Vanessa took the hand, but she said, “You and my father…?”
“Are neighbors,” Muriel said with a smile.
Then Jack took the baby back to his wife and invited the women to follow. They all did, including Muriel.
Muriel went straight to Mel, leaned over the bed and with a smile said, “Congratulations. Excellent work—she’s magnificent.”
“Muriel!” Mel exclaimed tiredly, clearly surprised.
“I was having dinner with Walt when the call came. I’m so glad I got to be a part of this. I held the baby,” she added a little conspiratorially.
“Ah,” Mel said. “I’m glad to see you again. But we’ll have to meet under other circumstances from now on. We’re not going to keep doing this. Jack has strict orders not to knock me up again without permission.”
“Very smart,” Muriel agreed.
Shots were poured for the men, and Doc showed up right about then as if he’d whiffed the whiskey. John Stone abstained because he had another woman in early labor, but he accepted the cigar. The women stayed with Mel in the bedroom, but Muriel stepped out onto the porch with the men. They all turned to look at her with puzzled expressions on their faces as she joined their group.
“I heard there would be a drink and a cigar,” she said with a shrug. “Isn’t that right?”
They all stared at her dumbly except Walt—he was somehow not at all surprised by this. “I can take care of that,” Walt said. He went into the house to pour her a drink and brought it back to her. By the time he’d returned, Mike Valenzuela had snipped the end of a big ugly cigar for her. She accepted her drink and waited her turn for the lighter. Once she had her cigar going, she lifted her glass. “To you, Jack, and to your amazing wife, and to the newest Sheridan. Congratulations.”
It was almost midnight when John Stone reached into his pocket and pulled out his pager. “I’ve got another one coming. They come in batches,” he said, jogging off to the ambulance. “Full moon,” he yelled over his shoulder. And with lights flashing on top of the Grace Valley ambulance, John was gone.
A few minutes later the birthing party packed up, leaving the Sheridans to themselves. When Walt and Muriel got back to his house he turned to look at her before opening the car door. “I’d just like to say one thing, Muriel. I thought it was going to be a real challenge, the way you eat celery and yogurt and little bitty slices of cheese, but damned if you aren’t a good time.”
She laughed at him. “Well, thank you, Walt. You’re not that dull, yourself. Your daughter’s going to have a lot of questions for you.”
He grinned at her. “She can ask all she wants. I don’t really have too much to say.”
“Walt, there isn’t much to say,” she reminded him.
“Yeah. Not yet, there isn’t.”
Thirteen
W hen Brie pulled up to Jack’s the early morning after the birth, she found her brother and nephew out on the porch. David was having his Cheerios, Jack was having his coffee. “Morning,” she said, getting out of the car. “Did you sleep at all last night?”

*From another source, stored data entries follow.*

constexpr int FT_H = 8;
constexpr int HEAD_MAX_SEGS = 3;
struct HeadSegs {
    const float *p[HEAD_MAX_SEGS];
    int c[HEAD_MAX_SEGS];
    int n;
};
template <int MO, int HCKT, int FTH>
__global__ __launch_bounds__(256) void head_fwd_kernel(const HeadSegs in, const float *__restrict__ w,
                                                       const float *__restrict__ bias, float *__restrict__ out, int C, int H,
                                                       int W, int tilesX, int act, float alpha, float beta, int ws_m, int ws_c,
                                                       int flip, const float *__restrict__ mask) {
    constexpr int ROWS = FTH / 4, FPH = FTH + 2, FPN = FPH * HP_W, FLD = (FPN + 255) / 256;
    extern __shared__ __attribute__((aligned(16))) float wsh[];
    float *tile = wsh + ((MO * C * 9 + 3) & ~3);
    for (int e = threadIdx.x; e < MO * C * 9; e += 256) {
        const int m = e / (C * 9), r = e - m * (C * 9), c = r / 9, k = r - c * 9;
        const float wv = w[(int64_t)m * ws_m + (int64_t)c * ws_c + (flip ? 8 - k : k)];
        if (MO == 16) wsh[(c * MO + m) * 9 + k] = wv;
        else wsh[e] = wv;
    }
    const int n = blockIdx.y, tY = blockIdx.x / tilesX, tX = blockIdx.x - tY * tilesX;
    const int y0 = tY * FTH, x0 = tX * HT_W;
    const int lx = threadIdx.x & (HT_W - 1), ly = (threadIdx.x >> 6) * ROWS;
    const int64_t plane = (int64_t)H * W;
    int soff[FLD];
#pragma unroll
    for (int i = 0; i < FLD; ++i) {
        const int e = threadIdx.x + 256 * i, py = e / HP_W, px = e - py * HP_W;
        const int y = y0 + py - 1, x = x0 + px - 1;
        soff[i] = (e < FPN && y >= 0 && y < H && x >= 0 && x < W) ? y * W + x : -1;
    }
    float acc[ROWS][MO];
#pragma unroll
    for (int m = 0; m < MO; ++m)
#pragma unroll
        for (int r = 0; r < ROWS; ++r) acc[r][m] = bias ? bias[m] : 0.f;
    float stg[HCKT][FLD];
    static_assert(HEAD_MAX_SEGS == 3, "segment select below");
    auto seg_ptr = [&](int sg) { return sg == 0 ? in.p[0] : sg == 1 ? in.p[1] : in.p[2]; };
    auto seg_ch = [&](int sg) { return sg == 0 ? in.c[0] : sg == 1 ? in.c[1] : in.c[2]; };
    auto issue = [&](int sg, int cs) {
        const int sc = seg_ch(sg), nch = min(HCKT, sc - cs);
        const float *src = seg_ptr(sg) + ((int64_t)n * sc + cs) * plane;
#pragma unroll
        for (int ch = 0; ch < HCKT; ++ch)
#pragma unroll
            for (int i = 0; i < FLD; ++i) stg[ch][i] = (ch < nch && soff[i] >= 0) ? src[ch * plane + soff[i]] : 0.f;
    };
    issue(0, 0);
    int sg = 0, cs = 0, cg = 0;
    while (sg < in.n) {
        const int nch = min(HCKT, seg_ch(sg) - cs);
        int sg2 = sg, cs2 = cs + HCKT;
        if (cs2 >= seg_ch(sg)) { ++sg2; cs2 = 0; }
        __syncthreads();
#pragma unroll
        for (int ch = 0; ch < HCKT; ++ch)
#pragma unroll
            for (int i = 0; i < FLD; ++i) {
                const int e = threadIdx.x + 256 * i;
                if (e < FPN) tile[ch * FPN + e] = stg[ch][i];
            }
        __syncthreads();
        if (sg2 < in.n) issue(sg2, cs2);
        auto hood = [&](int ch, float (&v)[ROWS + 2][3]) __attribute__((always_inline)) {
            const float *t = tile + ch * FPN + ly * HP_W + lx;
#pragma unroll
            for (int a = 0; a < ROWS + 2; ++a)
#pragma unroll
                for (int b = 0; b < 3; ++b) v[a][b] = t[a * HP_W + b];
        };
        if constexpr (MO != 16) {
            auto wlds = [&](int c) __attribute__((always_inline)) {
                return [=](int m, int k) __attribute__((always_inline)) { return wsh[(m * C + c) * 9 + k]; };
            };
            float part[3][ROWS][MO];
#pragma unroll
            for (int q = 0; q < 3; ++q)
#pragma unroll
                for (int r = 0; r < ROWS; ++r)
#pragma unroll
                    for (int m = 0; m < MO; ++m) part[q][r][m] = 0.f;
            int ch = 0;
            for (; ch + 4 <= nch; ch += 4) {
                float v4[4][ROWS + 2][3];
#pragma unroll
                for (int q = 0; q < 4; ++q) hood(ch + q, v4[q]);
#pragma unroll
                for (int q = 0; q < 4; ++q)
#pragma unroll
                    for (int m = 0; m < MO; ++m) {
                        const float *wm = wsh + (m * C + cg + ch + q) * 9;
#pragma unroll
                        for (int k = 0; k < 9; ++k) {
                            const float wk = wm[k];
#pragma unroll
                            for (int r = 0; r < ROWS; ++r) {
                                if (q == 0) acc[r][m] = fmaf(wk, v4[q][k / 3 + r][k % 3], acc[r][m]);
                                else part[q - 1][r][m] = fmaf(wk, v4[q][k / 3 + r][k % 3], part[q - 1][r][m]);
                            }
                        }
                    }
            }
            for (; ch < nch; ++ch) {
                float v[ROWS + 2][3];
                hood(ch, v);
                taps9<ROWS, MO>(v, wlds(cg + ch), acc);
            }
#pragma unroll
            for (int r = 0; r < ROWS; ++r)
#pragma unroll
                for (int m = 0; m < MO; ++m) acc[r][m] += (part[0][r][m] + part[1][r][m]) + part[2][r][m];
        } else {
            for (int ch = 0; ch < nch; ++ch) {
                float v[ROWS + 2][3];
                hood(ch, v);
                typedef float f4h __attribute__((ext_vector_type(4)));
                const f4h *wq = reinterpret_cast<const f4h *>(wsh + (cg + ch) * (MO * 9));
                f4h wr[MO * 9 / 4];
#pragma unroll
                for (int q = 0; q < MO * 9 / 4; ++q) wr[q] = wq[q];
                taps9<ROWS, MO>(v, [&](int m, int k) __attribute__((always_inline)) { return wr[(m * 9 + k) >> 2][(m * 9 + k) & 3]; }, acc);
            }
        }
        cg += nch; sg = sg2; cs = cs2;
    }
    const int x = x0 + lx;
#pragma unroll
    for (int r = 0; r < ROWS; ++r) {
        const int y = y0 + ly + r;
        if (y < H && x < W) {
            if (mask) {
#pragma unroll
                for (int m = 0; m < MO; ++m) {
                    const int64_t idx = ((int64_t)n * MO + m) * plane + (int64_t)y * W + x;
                    out[idx] = mask[idx] > 0.f ? acc[r][m] : 0.f;
                }
            } else {
#pragma unroll
                for (int m = 0; m < MO; ++m)
                    out[((int64_t)n * MO + m) * plane + (int64_t)y * W + x] = apply_act(acc[r][m], act, alpha, beta);
            }
        }
    }
}

template <int MO>
__global__ __launch_bounds__(256) void head_dgrad_kernel(const float *__restrict__ dpre, const float *__restrict__ w,
                                                         float *__restrict__ din, int C, int H, int W, int tilesX,
                                                         const float *__restrict__ mask) {
    __shared__ float tile[MO * HP_H * HP_W];
    extern __shared__ __attribute__((aligned(16))) float wsh[];
    constexpr int WPC = (MO * 9 + 3) & ~3;
    for (int e = threadIdx.x; e < C * MO * 9; e += 256) {
        const int c = e / (MO * 9), r = e - c * (MO * 9), m = r / 9, k = r - m * 9;
        wsh[c * WPC + r] = w[((int64_t)m * C + c) * 9 + k];
    }
    const int n = blockIdx.y, tY = blockIdx.x / tilesX, tX = blockIdx.x - tY * tilesX;
    const int y0 = tY * HT_H, x0 = tX * HT_W;
    const int lx = threadIdx.x & (HT_W - 1), ly = threadIdx.x >> 6;
    const int64_t plane = (int64_t)H * W;
    stage_tile(tile, dpre + (int64_t)n * MO * plane, plane, MO, H, W, y0, x0);
    __syncthreads();
    float g[MO][9];
#pragma unroll
    for (int m = 0; m < MO; ++m)
#pragma unroll
        for (int a = 0; a < 3; ++a)
#pragma unroll
            for (int b = 0; b < 3; ++b) g[m][a * 3 + b] = tile[m * (HP_H * HP_W) + (ly + 2 - a) * HP_W + (lx + 2 - b)];
    const int y = y0 + ly, x = x0 + lx;
    if (y >= H || x >= W) return;
    const int64_t base = (int64_t)n * C * plane + (int64_t)y * W + x;
    float *dst = din + base;
    const float *mk = mask ? mask + base : nullptr;
    for (int c0 = 0; c0 < C; c0 += 4) {
        float sv[4], mv[4];
#pragma unroll
        for (int q = 0; q < 4; ++q) {
            const int c = min(c0 + q, C - 1);
            mv[q] = mk ? mk[c * plane] : 1.f;
            const float *wc = wsh + c * WPC;
            float s = 0.f;
#pragma unroll
            for (int m = 0; m < MO; ++m)
#pragma unroll
                for (int k = 0; k < 9; ++k) s = fmaf(wc[m * 9 + k], g[m][k], s);
            sv[q] = s;
        }
#pragma unroll
        for (int q = 0; q < 4; ++q)
            if (c0 + q < C) dst[(c0 + q) * plane] = (mv[q] > 0.f) ? sv[q] : 0.f;
    }
}

template <bool VEC>
__device__ __forceinline__ void hw_load4(const float *__restrict__ p, int x0, int W, bool ok, float (&v)[4]) {
    if (VEC) {
        typedef float f4 __attribute__((ext_vector_type(4)));
        f4 t = {0.f, 0.f, 0.f, 0.f};
        if (ok) t = *reinterpret_cast<const f4 *>(p);
#pragma unroll
        for (int j = 0; j < 4; ++j) v[j] = t[j];
    } else {
#pragma unroll
        for (int j = 0; j < 4; ++j) v[j] = (ok && x0 + j < W) ? p[j] : 0.f;
    }
}

template <int MO, int CCH, bool VEC>
__global__ __launch_bounds__(256) void head_wgrad_kernel(const float *__restrict__ in, const float *__restrict__ dpre,
                                                         float *dw, int C, int H, int W, int RS, int xgroups, int segs,
                                                         int64_t units, float *part = nullptr) {
    constexpr int A = CCH * 9 * MO;
    __shared__ float red[4 * A];
    const int c0 = blockIdx.x * CCH;
    const int64_t plane = (int64_t)H * W;
    const int upi = segs * xgroups;
    float acc[CCH][9][MO];
#pragma unroll
    for (int c = 0; c < CCH; ++c)
#pragma unroll
        for (int t = 0; t < 9; ++t)
#pragma unroll
            for (int m = 0; m < MO; ++m) acc[c][t][m] = 0.f;
    for (int64_t ub = blockIdx.y; ub * 256 < units; ub += gridDim.y) {
        const int64_t u = ub * 256 + threadIdx.x;
        const bool live = u < units;
        const int n = live ? (int)(u / upi) : 0, q = live ? (int)(u - (int64_t)n * upi) : 0;
        const int seg = q / xgroups, xg = q - seg * xgroups;
        const int y0 = seg * RS, y1 = min(H, y0 + RS), x0 = xg * 4;
        const float *ip = in + ((int64_t)n * C + c0) * plane + x0;
        const float *dp = dpre + (int64_t)n * MO * plane + x0;
        const bool lok = x0 > 0, rok = x0 + 4 < W;
        auto load_in = [&](int r, float (&x)[CCH][6]) __attribute__((always_inline)) {
            const bool ok = live && r >= 0 && r < H;
            const int64_t ro = (int64_t)r * W;
#pragma unroll
            for (int c = 0; c < CCH; ++c) {
                const bool okc = ok && c0 + c < C;
                const float *p = ip + c * plane + ro;
                float v[4];
                hw_load4<VEC>(p, x0, W, okc, v);
                x[c][0] = (okc && lok) ? p[-1] : 0.f;
#pragma unroll
                for (int j = 0; j < 4; ++j) x[c][1 + j] = v[j];
                x[c][5] = (okc && rok) ? p[4] : 0.f;
            }
        };
        auto load_dp = [&](int y, float (&g)[MO][4]) __attribute__((always_inline)) {
            const bool ok = live && y >= y0 && y < y1;
#pragma unroll
            for (int m = 0; m < MO; ++m) hw_load4<VEC>(dp + m * plane + (int64_t)y * W, x0, W, ok, g[m]);
        };
        float d[3][MO][4], dn[MO][4], xc[CCH][6], xn[CCH][6];
#pragma unroll
        for (int m = 0; m < MO; ++m)
#pragma unroll
            for (int j = 0; j < 4; ++j) d[0][m][j] = d[1][m][j] = 0.f;
        load_dp(y0, d[2]);
        load_in(y0 - 1, xc);
        for (int i = 0; i < RS + 2; ++i) {
            const int r = y0 - 1 + i;
            load_in(i + 1 < RS + 2 ? r + 1 : H, xn);
            load_dp(r + 2, dn);
#pragma unroll
            for (int c = 0; c < CCH; ++c)
#pragma unroll
                for (int ta = 0; ta < 3; ++ta)
#pragma unroll
                    for (int tb = 0; tb < 3; ++tb)
#pragma unroll
                        for (int m = 0; m < MO; ++m)
#pragma unroll
                            for (int j = 0; j < 4; ++j)
// ... 78 lines not shown
            for (int a = 0; a < K; ++a) {
                const int dy = (a + 1) & 1;
                const int ry = 1 + ((dy + 1 - a) >> 1);
#pragma unroll
                for (int b = 0; b < K; ++b) {
                    const int dx = (b + 1) & 1;
                    const int rx = 1 + ((dx + 1 - b) >> 1);
                    const int f = co * K * K + a * K + b;
                    acc[dy][dx][co] = fmaf(wq[f >> 2][f & 3], v[ry][rx], acc[dy][dx][co]);
                }
            }
        }
        ip += plane;
    }
    if (!inside) return;
    const int64_t oplane = (int64_t)OH * OW;
    float *op = out + (int64_t)n * CO * oplane;
#pragma unroll
    for (int dy = 0; dy < 2; ++dy) {
        const int Y = 2 * y + dy;
        if (Y >= OH) continue;
        const int X = 2 * x;
#pragma unroll
        for (int co = 0; co < CO; ++co) {
            float r0 = apply_act(acc[dy][0][co], act, alpha, beta), r1 = apply_act(acc[dy][1][co], act, alpha, beta);
            float *q = op + co * oplane + (int64_t)Y * OW + X;
            if (X + 1 < OW && (OW & 1) == 0) {
                typedef float f2 __attribute__((ext_vector_type(2)));
                f2 t; t.x = r0; t.y = r1;
                *reinterpret_cast<f2 *>(q) = t;
            } else {
                if (X < OW) q[0] = r0;
                if (X + 1 < OW) q[1] = r1;
            }
        }
    }
}

}

bool dvf_head_applicable(const dvf_conv_desc *d, int nseg) {
    return nseg == 1 && !d->transposed && d->KH == 3 && d->KW == 3 && d->stride == 1 && d->pad == 1 && d->C_out >= 1 &&
           d->C_out <= 4 && d->H_out == d->H_in && d->W_out == d->W_in && d->C_in >= 4 && d->C_in * d->C_out <= 1024 &&
           dvf_tune("DVF_NO_HEAD") == nullptr;
}
bool dvf_head_fwd_applicable(const dvf_conv_desc *d, int nseg) {
    static const int maxc = dvf_tune("DVF_HEAD_FWD_MAXC") ? atoi(dvf_tune("DVF_HEAD_FWD_MAXC")) : 127;
    return dvf_head_applicable(d, nseg) && d->C_in <= maxc;
}
bool dvf_head_dgrad_applicable(const dvf_conv_desc *d, int nseg) {
    static const int maxc = dvf_tune("DVF_HEAD_DGRAD_MAXC") ? atoi(dvf_tune("DVF_HEAD_DGRAD_MAXC")) : 32;
    return dvf_head_applicable(d, nseg) && d->C_in <= maxc;
}

bool dvf_dconvt_applicable(const dvf_conv_desc *d, int nseg) {
    const bool k3 = d->KH == 3 && d->KW == 3, k4 = d->KH == 4 && d->KW == 4;
    return nseg == 1 && d->transposed && d->stride == 2 && d->pad == 1 && (k3 || k4) && d->C_out == 16 &&
           d->C_in >= 8 && d->C_in <= 64 && d->H_out <= 2 * d->H_in && d->W_out <= 2 * d->W_in &&
           (int64_t)d->H_in * d->W_in >= 64 * 64 && (int64_t)d->N * d->C_out * d->H_out * d->W_out < ((int64_t)1 << 31) &&
           dvf_tune("DVF_NO_DCONVT") == nullptr;
}

int dvf_dconvt_fwd(const dvf_conv_desc *d, const float *in, const float *w, const float *bias, float *out, hipStream_t st) {
    const dim3 grid(cdiv(d->W_in, 64), cdiv(d->H_in, 4), d->N);
    const size_t lds = (size_t)d->C_in * d->C_out * d->KH * d->KW * 4;
    if ((reinterpret_cast<uintptr_t>(w) & 15) != 0 || lds > 64 * 1024) return DVF_ERR_UNSUPPORTED;
#define DCONVT(CO, K) dconvt_s2_fwd_kernel<CO, K><<<grid, 256, lds, st>>>(in, w, bias, out, d->C_in, d->H_in, d->W_in, d->H_out, d->W_out, d->act, d->alpha, d->beta)
    if (d->KH == 3) DCONVT(16, 3);
    else DCONVT(16, 4);
#undef DCONVT
    DVF_LAUNCH_CHECK();
    dvf_plan_note(DVF_K_DCONVT_FWD, d->C_out, d->KH);
    return DVF_OK;
}

#define HEAD_CASE(N, ...) case N: { constexpr int MO = N; __VA_ARGS__; } break;
#define HEAD_DISPATCH(MOV, CALL, ...)             \
    switch (MOV) {                               \
        HEAD_CASE(1, CALL) HEAD_CASE(2, CALL) HEAD_CASE(3, CALL) HEAD_CASE(4, CALL) __VA_ARGS__ \
        default: return DVF_ERR_UNSUPPORTED;     \
    }

static int head_fwd_launch(int MOv, const HeadSegs &in, const float *w, const float *bias, float *out, int C, int N, int H, int W,
                           int act, float alpha, float beta, int ws_m, int ws_c, int flip, const float *mask, hipStream_t st) {
    const bool lowres = (int64_t)N * H * W <= (int64_t)4 * 64 * 208 && MOv <= 4 && C >= 32;
    const int FTH = lowres ? 4 : FT_H, HCKT = lowres ? 32 : HCK;
    const int tilesX = cdiv(W, HT_W), tilesY = cdiv(H, FTH);
    const dim3 grid(tilesX * tilesY, N);
    const size_t lds = ((size_t)((MOv * C * 9 + 3) & ~3) + (size_t)HCKT * (FTH + 2) * HP_W) * 4;
#define HEAD_FWD_GO(HC, FH) head_fwd_kernel<MO, HC, FH><<<grid, 256, lds, st>>>(in, w, bias, out, C, H, W, tilesX, act, alpha, beta, ws_m, ws_c, flip, mask)
    if (lowres) {
        static bool big[5] = {false, false, false, false, false};
        HEAD_DISPATCH(MOv, {
            if (lds > 64 * 1024 && !big[MO]) {
                if (hipFuncSetAttribute(reinterpret_cast<const void *>(&head_fwd_kernel<MO, 32, 4>), hipFuncAttributeMaxDynamicSharedMemorySize, 160 * 1024) != hipSuccess) return DVF_ERR_LAUNCH;
                big[MO] = true;
            }
            HEAD_FWD_GO(32, 4); });
    } else {
        HEAD_DISPATCH(MOv, (HEAD_FWD_GO(8, 8)), HEAD_CASE(16, (HEAD_FWD_GO(8, 8))));
    }
#undef HEAD_FWD_GO
    DVF_LAUNCH_CHECK();
    return DVF_OK;
}

int dvf_head_fwd(const dvf_conv_desc *d, const float *in, const float *w, const float *bias, float *out, hipStream_t st) {
    const int one = d->C_in;
    return dvf_head_fwd_segs(d, &in, &one, 1, w, bias, out, st);
}

bool dvf_head_wide_applicable(const dvf_conv_desc *d, int nseg) {
    return nseg >= 1 && nseg <= HEAD_MAX_SEGS && !d->transposed && d->KH == 3 && d->KW == 3 && d->stride == 1 && d->pad == 1 &&
           d->C_out == 16 && d->C_in <= 24 && d->H_out == d->H_in && d->W_out == d->W_in &&
           (int64_t)d->H_in * d->W_in >= 64 * 64 && dvf_tune("DVF_NO_HEAD") == nullptr && dvf_tune("DVF_NO_WIDE_HEAD") == nullptr;
}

“I can’t sleep within twenty-four hours of a baby. Mel’s out like a light. And David wants her, of course. That’s why we’re out here.”
“Well, I’m here to help you out,” Brie said. She planned to spend at least the morning with her brother and sister-in-law, if not the whole day. She would take care of David and help around the house. “When I left last night there was a lot of laundry waiting.”
“Mostly done. But by this afternoon, I’m going to need a nap.”
She laughed. “I’ll cover for you,” she said. “How’s everyone doing?”
“Okay. We’re about due another feeding. Can you handle Davie? Morning bath and stuff?”